Practicing cheap and dirty politics, playing fast and loose with the facts and even lying: Accusations like these, and worse, have been slung nonstop this year.
The accused in this case are not the candidates, but the mainstream news media. And the accusers are an ever-growing army of Internet writers, many of them partisans, who reach hundreds of thousands of people a day.

Journalists covering the campaign believe the intent is often to bully them into caving to a particular point of view. They insist the efforts have not swayed them in any significant way, though others worry the criticism could eventually have a chilling effect.

I think it would be a wonderful thing if our efforts chilled journalists sufficiently so that they would stop making things up and passing off forged documents.

Power Line gets a mention near the end:

Most political reporters interviewed for this article insisted that outside forces did not sway them from being fair, though a couple admitted they could not rule out having pulled punches in small and even subconscious ways.
Some effects are more obvious.

When “60 Minutes” reported on documents purporting to show Mr. Bush received preferential treatment in the Air National Guard, questions about the documents’ authenticity originated and caught fire on the FreeRepublic and Power Line blog Web sites; mainstream outlets followed. CBS News admitted two weeks later that it could not authenticate the documents. The NBC anchor Tom Brokaw recently likened the tone of the Internet coverage of the CBS National Guard report, presented by the anchor Dan Rather, to a “political jihad.” In an interview last week Mr. Brokaw said CBS News had clearly made mistakes. But, he said, “I think there were people just lying in the Internet bushes, waiting to strike, and I think that particular episode gave them a big opportunity.”

In other words, we were right, but we’re still somehow blameworthy because we were “waiting to strike.” That’s an interesting standard; does it apply when the mainstream media puts out hit pieces on Republicans? All we ever ask is that news sources like the Times, CBS and NBC get the facts right and not make stuff up. Why doesn’t the same standard apply to us?

I’ll discuss this with Mr. Brokaw when I see him next week.

By the way, it’s interesting that one of the main themes of the Times article is the abusive language and personal attacks that are directed against reporters and news outlets by bloggers. In fact, though, every single instance of a personal or abusive attack cited in the article came from the left.

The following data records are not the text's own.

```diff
+                                                                 (const uint8_t*)(lds), wt, s, ecov, ecovc,
+                                                                 seq_begin, max_seqs, X, lane, nullptr, wv, NW);
+    return (nc << 8) | (rc & 0xff);
 }
 
 constexpr int kRaconCsrStack = 4096;
```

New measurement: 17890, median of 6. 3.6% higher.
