@dataclass
class GemmPlan:
    a_maps: List[MapSpec]
    b_map: Optional[MapSpec]
    o_maps: List[MapSpec]
    ktable: np.ndarray
    tiles: Tuple[int, int, int, int]
    box: Tuple[int, int, int, int]
    ext: Tuple[int, int, int, int]
    block_n: int
    n_total: int
    r_maps: Optional[List[MapSpec]] = None
    bz_sel: Tuple[int, int] = (0, 0)
    sample_dim: int = 0
    out_f32: bool = False
    bias: Optional[torch.Tensor] = None
    bias_m: Optional[torch.Tensor] = None
    rowbias: Optional[torch.Tensor] = None
    rowbias_ld: int = 0
    stats: Optional[torch.Tensor] = None
    stats_ld: int = 0
    stats_cpg: int = 0
    stages: int = 0
    sched: Optional[int] = None
    swap_ab: Optional[bool] = None
    tile_fast_dim: int = 0
    xreuse: int = 0
    a_maps_std: Optional[List[MapSpec]] = None
    trace: Optional[torch.Tensor] = None
    name: str = ""
    flops: int = 0
    _args: Optional[_lib.MriGemmArgs] = field(default=None, repr=False)
    _keep: list = field(default_factory=list, repr=False)

    @property
    def n_class(self) -> int:
        return self.ktable.shape[0]

    @property
    def n_kb(self) -> int:
        return self.ktable.shape[1]

    @property
    def n_tiles_n(self) -> int:
        return -(-self.n_total // self.block_n)

    def pick_swap(self) -> bool:
        if self.swap_ab is not None:
            return self.swap_ab
        env = os.environ.get("MRI_GEMM_SWAP")
        if env:
            return bool(int(env)) and self.block_n == 128 and self.n_total % 64 == 0
        return (self.block_n == 128 and self.n_total % 64 == 0 and not self.out_f32
                and self.bias_m is None and max(self.bz_sel) <= 1)

    def grid(self) -> int:
        t = self.tiles
        boxes = t[0] * t[1] * t[2] * t[3]
        groups = -(-boxes // 2) if self.pick_swap() else boxes
        return groups * self.n_tiles_n * self.n_class

    def pick_stages(self) -> int:
        if self.stages:
            return self.stages
        env = os.environ.get("MRI_GEMM_STAGES")
        return int(env) if env else 0

    def pick_sched(self, n_sms: int) -> int:
        if self.sched is not None:
            return self.sched
        env = os.environ.get("MRI_GEMM_SCHED")
        if env:
            return int(env)
        tiles = self.grid()
        if self.n_kb < 8:
            return 0
        waves = tiles / n_sms
        return 1 if -(-tiles // n_sms) / waves > 1.02 else 0

    def materialize(self, device) -> None:
        maps = list(self.a_maps) + [self.b_map] + list(self.o_maps) + list(self.r_maps or [])
        blob = encode_maps(maps, device)
        na, no = len(self.a_maps), len(self.o_maps)
        base = blob.data_ptr()
        kt = torch.from_numpy(np.ascontiguousarray(self.ktable, dtype=np.int32)).to(device)
        self._keep = [blob, kt]
        a = _lib.MriGemmArgs()
        a.a_maps = base
        a.b_map = base + 128 * na
        a.o_maps = base + 128 * (na + 1)
        if self.r_maps:
            if len(self.r_maps) > 8:
                raise _lib.MriError("residual input supports at most 8 output classes")
            v0 = self.r_maps[0].view
            assert v0.base.dtype == torch.bfloat16
            a.r_maps = base + 128 * (na + 1 + no)
            a.r_base = v0.base.data_ptr()
            for ci, m in enumerate(self.r_maps):
                assert m.view.base is v0.base and m.view.strides == v0.strides
                a.r_cls_off[ci] = m.view.offset
            for i in range(4):
                a.r_stride[i] = v0.strides[1 + i]
        else:
            a.r_maps = None
            a.r_base = None
        a.ktable = kt.data_ptr()
        a.n_kb, a.n_class = self.n_kb, self.n_class
        for i in range(4):
            a.tiles[i], a.box[i], a.ext[i] = self.tiles[i], self.box[i], self.ext[i]
        a.n_tiles_n, a.block_n, a.n_total = self.n_tiles_n, self.block_n, self.n_total
        a.bz_sel[0], a.bz_sel[1] = self.bz_sel
        a.sample_dim = self.sample_dim
        a.out_f32 = 1 if self.out_f32 else 0
        a.bias = self.bias.data_ptr() if self.bias is not None else None
        a.bias_m = self.bias_m.data_ptr() if self.bias_m is not None else None
        a.rowbias = self.rowbias.data_ptr() if self.rowbias is not None else None
        a.rowbias_ld = self.rowbias_ld
        a.stats = self.stats.data_ptr() if self.stats is not None else None
        a.stats_ld, a.stats_cpg = self.stats_ld, self.stats_cpg
        a.stages = self.pick_stages()
        ws = gemm_workspace(device)
        a.sk_partials, a.sk_flags, a.sk_ctas = ws.partials_ptr, ws.flags_ptr, ws.n_ctas
        a.sched = self.pick_sched(ws.n_ctas)
        a.swap_ab = 1 if self.pick_swap() else 0
        a.xreuse = int(self.xreuse)
        a.tile_fast_dim = int(self.tile_fast_dim)
        if self.xreuse and not a.swap_ab:
            raise _lib.MriError("xreuse plans need the swap_ab tile shape")
        a.trace = self.trace.data_ptr() if self.trace is not None else None
        self._args = a

    def launch(self, stream: Optional[int] = None) -> None:
        if self._args is None:
            raise _lib.MriError("GemmPlan.launch before materialize()")
        rc = _lib.load().mri_gemm_launch(C.byref(self._args),
                                         stream if stream is not None else _lib.current_stream_ptr())
        _lib.check(rc, f"mri_gemm_launch[{self.name}]")

    def simulate(self) -> None:
        nt_n = self.n_tiles_n
        rows_in_box = int(np.prod(self.box))
        for cls in range(self.n_class):
            for tix in itertools.product(*[range(t) for t in reversed(self.tiles)]):
                tix = tuple(reversed(tix))
                org = [tix[i] * self.box[i] for i in range(4)]
                rl = _row_coords(self.box)
                valid = torch.ones(rows_in_box, dtype=torch.bool)
                for i in range(4):
                    valid &= (org[i] + rl[i]) < self.ext[i]
                sample = (org[self.sample_dim - 1] + rl[self.sample_dim - 1]) if self.sample_dim else \
                    torch.zeros(rows_in_box, dtype=torch.long)
                for nt in range(nt_n):
                    n0 = nt * self.block_n
                    acc = torch.zeros(rows_in_box, self.block_n, dtype=torch.float32)
                    sel = lambda s: 0 if s == 0 else (cls if s == 1 else tix[s - 2])
                    bz = (sel(self.bz_sel[0]), sel(self.bz_sel[1]))
                    for kb in range(self.n_kb):
                        e = self.ktable[cls, kb]
                        am = self.a_maps[int(e[0])]
                        coords = [int(e[1])] + [org[i] + int(e[2 + i]) for i in range(4)]
                        a = _load_box(am.view, coords, (BLOCK_K,) + tuple(self.box)).reshape(rows_in_box, BLOCK_K)
                        b = _load_box(self.b_map.view, [int(e[6]), n0, bz[0], bz[1]],
                                      self.b_map.box).reshape(self.block_n, BLOCK_K)
                        acc += a @ b.t()
                    ncols = torch.arange(n0, n0 + self.block_n)
                    colok = ncols < self.n_total
                    if self.bias is not None:
                        acc += torch.where(colok, self.bias[ncols.clamp(max=self.bias.numel() - 1)],
                                           torch.zeros(()))[None, :]
                    if self.bias_m is not None:
                        x1 = (org[0] + rl[0]).clamp(max=self.bias_m.numel() - 1)
                        acc += torch.where(valid, self.bias_m[x1], torch.zeros(()))[:, None]
                    if self.rowbias is not None:
                        if self.rowbias_ld == 0:
                            rb = self.rowbias.reshape(1, -1)
                        else:
                            rb = self.rowbias.reshape(-1, self.rowbias_ld) if self.rowbias.dim() == 1 \
                                else self.rowbias
                        smp = sample.clamp(max=rb.shape[0] - 1)
                        add = rb[smp][:, ncols.clamp(max=rb.shape[1] - 1)]
                        acc += torch.where(valid[:, None] & colok[None, :], add, torch.zeros(()))
                    om = self.o_maps[cls]
                    ocoords = [n0] + org
                    if self.r_maps is not None:
                        rm = self.r_maps[cls]
                        res = _load_box(rm.view, ocoords, _full_box(rm, self.block_n))
                        acc += res.reshape(rows_in_box, self.block_n)
                    if self.stats is not None:
                        for g0 in range(0, self.block_n, self.stats_cpg):
                            if n0 + g0 >= self.n_total:
                                break
                            blk = acc[:, g0:g0 + self.stats_cpg]
                            g = (n0 + g0) // self.stats_cpg
                            for smp in torch.unique(sample[valid]).tolist():
                                m = valid & (sample == smp)
                                self.stats[smp, g, 0] += blk[m].sum()
                                self.stats[smp, g, 1] += (blk[m] ** 2).sum()
                    _store_box(om.view, ocoords, _full_box(om, self.block_n),
                               acc.reshape(*reversed(self.box), self.block_n), self.n_total)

Congratulations to all bloggers! Be proud of yourselves!

One Response to “2004: The Year of the Blogger”

  1. Nice post — good stuff!

    I don’t doubt the impact that the blogosphere has had, and will continue to have in the future.

    But I particularly like the first two paragraphs, as they somewhat encapsulate the ambivalence that I’ve felt over the past two months as I’ve begun my own blog.